La plaza del mercado, rodeada de canales, se iba poblando a medida que llegaban las barcazas cargadas. Era aquél el corazón del Imperio Mexica, el centro cosmopolita hasta donde llegaban los mercaderes desde las ciudades más lejanas. Allí se negociaba toda clase de mercancías en numerosas lenguas y podían verse ropajes de todas las regiones. El alboroto de los comerciantes que pregonaban a viva voz sus ofertas, se mezclaba con la música ritual proveniente de los templos. El sonido de los timbales y las flautas anunciaba la proximidad de la ceremonia más esperada por algunos y la más fatídica para otros. No era aquél un día cualquiera; sin embargo, nada podía hacer que la gran ciudad detuviera su marcha.
Un grupo de zopilotes encaramados en la cima del Cerro del Peñón escuchaba el sonido de los tambores como si estuviesen encantados; y tenían buenos motivos para estar atentos. Sabían que eran los principales convidados de aquel rito.

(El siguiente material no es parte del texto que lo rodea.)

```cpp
extern "C" int buf_cylindrical_net_split_safe_all(const float* x, int npatch, const void* const* wt_split_host, const float* const* wt_wg_host,
                                                  const float* const* bias_host, const int* cin_host, const int* cout_host, const int* relu_host,
                                                  const float* const* wt24_host, const float* head_params, float* y_or_equi, float* desc,
                                                  int* status_dev, int* flags_ws, void* stream)
{
    BUF_REQUIRE(npatch >= 0, BUF_EINVAL, "buf_cylindrical_net_split_safe_all: npatch=%d", npatch);
    if (npatch == 0) return BUF_OK;
    BUF_REQUIRE(x && y_or_equi && flags_ws && wt_split_host, BUF_EINVAL, "buf_cylindrical_net_split_safe_all: null argument");
    BUF_REQUIRE(!head_params || desc, BUF_EINVAL, "buf_cylindrical_net_split_safe_all: head without desc");
    CylWgParams P;
    if (int rc = w24a_prepare(wt_wg_host, bias_host, cin_host, cout_host, relu_host, wt24_host, P)) return rc;
    hipStream_t s = (hipStream_t)stream;
    BUF_CHECK_HIP(hipMemsetAsync(flags_ws, 0, sizeof(int) * (size_t)npatch, s));
    int relu_split[WG_LAYERS];
    for (int l = 0; l < WG_LAYERS; l++) relu_split[l] = relu_host[l] & 1;
    int rc = h3_launch(x, npatch, wt_split_host, bias_host, cin_host, cout_host, relu_split, head_params ? nullptr : y_or_equi, head_params,
                       desc, head_params ? y_or_equi : nullptr, status_dev, stream, flags_ws);
    if (rc) return rc;
    P.only_if = flags_ws;
    rc = w24a_launch(x, npatch, P, y_or_equi, stream);
    if (rc) return rc;
    if (head_params) {
        k_desc_head_masked<<<npatch, DH_THREADS, 0, s>>>(y_or_equi, head_params, desc, y_or_equi, flags_ws);
        BUF_LAUNCH_CHECK();
    }
    return BUF_OK;
}

extern "C" int buf_cost_volume_net_split_safe(const float* s_eq, const float* t_eq, int ele_n, const long long* s_rows, const long long* t_rows,
                                              int m, const void* const* wt_split_host, const float* const* bias_split_host,
                                              const float* const* wt_f32_host, const float* const* bias_f32_host, float* ind_out,
                                              int* status_dev, int* flags_ws, void* stream)
{
    BUF_REQUIRE(m >= 0, BUF_EINVAL, "buf_cost_volume_net_split_safe: m=%d", m);
    if (m == 0) return BUF_OK;
    BUF_REQUIRE(s_eq && t_eq && wt_split_host && bias_split_host && wt_f32_host && bias_f32_host && ind_out && flags_ws, BUF_EINVAL,
                "buf_cost_volume_net_split_safe: null argument");
    BUF_REQUIRE((s_rows == nullptr) == (t_rows == nullptr), BUF_EINVAL, "buf_cost_volume_net_split_safe: one row list without the other");
    BUF_REQUIRE(!s_rows || ele_n == 7, BUF_EINVAL, "buf_cost_volume_net_split_safe: ele_n=%d (the kernels are built for ele_n = 7)", ele_n);
    hipStream_t s = (hipStream_t)stream;
    BUF_CHECK_HIP(hipMemsetAsync(flags_ws, 0, sizeof(int) * (size_t)m, s));
    int rc = cost_net_h3_launch(s_eq, t_eq, m, wt_split_host, bias_split_host, s_rows, t_rows, ele_n, ind_out, status_dev, stream,
                                "buf_cost_volume_net_split_safe", flags_ws);
    if (rc) return rc;
    return cost_net_launch(s_eq, t_eq, m, wt_f32_host, bias_f32_host, s_rows, t_rows, ele_n, ind_out, stream, "buf_cost_volume_net_split_safe", flags_ws);
}
```

buffer_amd/ops.py:

```python
import ctypes as C
import time
import os
import numpy as np
import torch

from . import _lib
from ._lib import buf_grid_t, check


def _stream():
    return C.c_void_p(torch.cuda.current_stream().cuda_stream)


def _dev(t, dtype, what):
    if not isinstance(t, torch.Tensor) or not t.is_cuda:
        raise _lib.BufferHipError(f"{what}: expected a tensor in device memory (buffer_amd has no CPU path)")
    if t.dtype != dtype:
        t = t.to(dtype)
    return t.contiguous()


def _ptr(t):
    return C.c_void_p(t.data_ptr()) if t is not None else C.c_void_p(0)


def _host_i32(a):
    if isinstance(a, torch.Tensor):
        a = a.detach().cpu().numpy()
    return np.ascontiguousarray(a, dtype=np.int32).reshape(-1)


def _hptr(a):
    return C.c_void_p(a.ctypes.data)


class CellGrid:

    def __init__(self, supports, s_lengths, radius, cells_per_elem=0):
        L = _lib.lib()
        self.supports = _dev(supports, torch.float32, "CellGrid.supports")
        if self.supports.dim() != 2 or self.supports.shape[1] != 3:
            raise _lib.BufferHipError("Wrong dimensions : support.shape is not (N, 3)")
        self.s_lengths = _host_i32(s_lengths)
        self.ns = int(self.supports.shape[0])
        self.nb = int(self.s_lengths.shape[0])
        self.radius = float(radius)
        if cells_per_elem <= 0:
            cells_per_elem = L.buf_grid_default_cells(self.ns, self.nb)
            f = int(os.environ.get('BUF_GRID_CELLS_PER_POINT', 0))
            if f > 0:
                per = (self.ns + self.nb - 1) // max(self.nb, 1)
                cells_per_elem = min(cells_per_elem, f * per + 65536)
        nbytes = L.buf_grid_ws_bytes(self.ns, self.nb, cells_per_elem)
        self.ws = torch.empty(nbytes, dtype=torch.uint8, device=self.supports.device)
        self.g = buf_grid_t()
        check(L.buf_grid_build(C.byref(self.g), _ptr(self.supports), self.ns, _hptr(self.s_lengths), self.nb,
                               self.radius, cells_per_elem, _ptr(self.ws), nbytes, _stream()), "buf_grid_build")

    @property
    def order(self):
        n = max(self.ns, 1)
        off = self.g.order - self.ws.data_ptr()
        return self.ws[off:off + 4 * n].view(torch.int32)[:self.ns]

    def query(self, queries, q_lengths, k, radius=None, q_order=None, counts=False, max_count=None):
        L = _lib.lib()
        queries = _dev(queries, torch.float32, "CellGrid.query")
        if queries.dim() != 2 or queries.shape[1] != 3:
            raise _lib.BufferHipError("Wrong dimensions : query.shape is not (N, 3)")
        q_lengths = _host_i32(q_lengths)
        if q_lengths.shape[0] != self.nb:
            raise _lib.BufferHipError("Wrong number of batch elements: different for queries and supports ")
        nq = int(queries.shape[0])
        out = torch.empty((nq, k), dtype=torch.int32, device=queries.device)
        cnt = torch.empty((nq,), dtype=torch.int32, device=queries.device) if counts else None
        if q_order is not None:
            q_order = _dev(q_order, torch.int32, "q_order")
        r = self.radius if radius is None else float(radius)
        todo = torch.empty((max(nq, 1),), dtype=torch.int32, device=queries.device) if (k > 0 or q_order is not None) else None
        check(L.buf_grid_query(C.byref(self.g), _ptr(queries), nq, _hptr(q_lengths), _ptr(q_order), r, int(k),
                               _ptr(out), _ptr(cnt), _ptr(max_count), _ptr(todo), _stream()), "buf_grid_query")
        return (out, cnt) if counts else out
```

Esperaban impacientes que de una buena vez comenzaran a sonar los atecocolliy unas trompetas hechas de caracol ahuecado, que indicaban el comienzo de la ceremonia. Ese día iban a ser sacrificados tres mancebos y un niño. Como si aquellos pájaros carroñeros supieran que eran los intermediarios entre los hombres y los dioses, esperaban el momento en que los sacerdotes les arrojaran los corazones todavía palpitantes de las víctimas. Luego de devorarlos, levantarían vuelo y, así, en sus vientres satisfechos, llevarían las ofrendas al Dios de la Guerra.
Por fin sonaron las caracolas. Sólo entonces, los zopilotes se lanzaron al vuelo desde lo alto del cerro. Para llegar hasta la ciudad, una isla dorada en medio del lago rodeado por montañas, debían surcar una enorme distancia sobre las aguas. Volaron por encima del extenso muro que protegía a la isla de los desbordes, y desde allí pudieron divisar las cumbres de las pirámides de las ciudades gemelas: Tlatelolco y, más allá, Tenochtitlan. Fatigadas pero con el ánimo renovado por la proximidad, las aves volaron por encima de la majestuosa Calzada de Tepeyac. Atravesaron los puentes levadizos que unían los monumentales edificios erigidos entre las aguas y desde allí tuvieron un panorama completo: las montañas que rodeaban al lago se veían pobres e imperfectas en comparación con la doble pirámide de Huey Teocalli, el Templo Mayor. Al pie de la Gran Pirámide bicéfala, en la explanada del centro ritual, los pájaros vieron a los sacerdotes afilando los negros cuchillos de obsidiana contra la piedra de los sacrificios. Como si los zopilotes conociesen el ceremonial, ocuparon su lugar en lo alto de la pirámide, justo por encima del tlatoani, el monarca.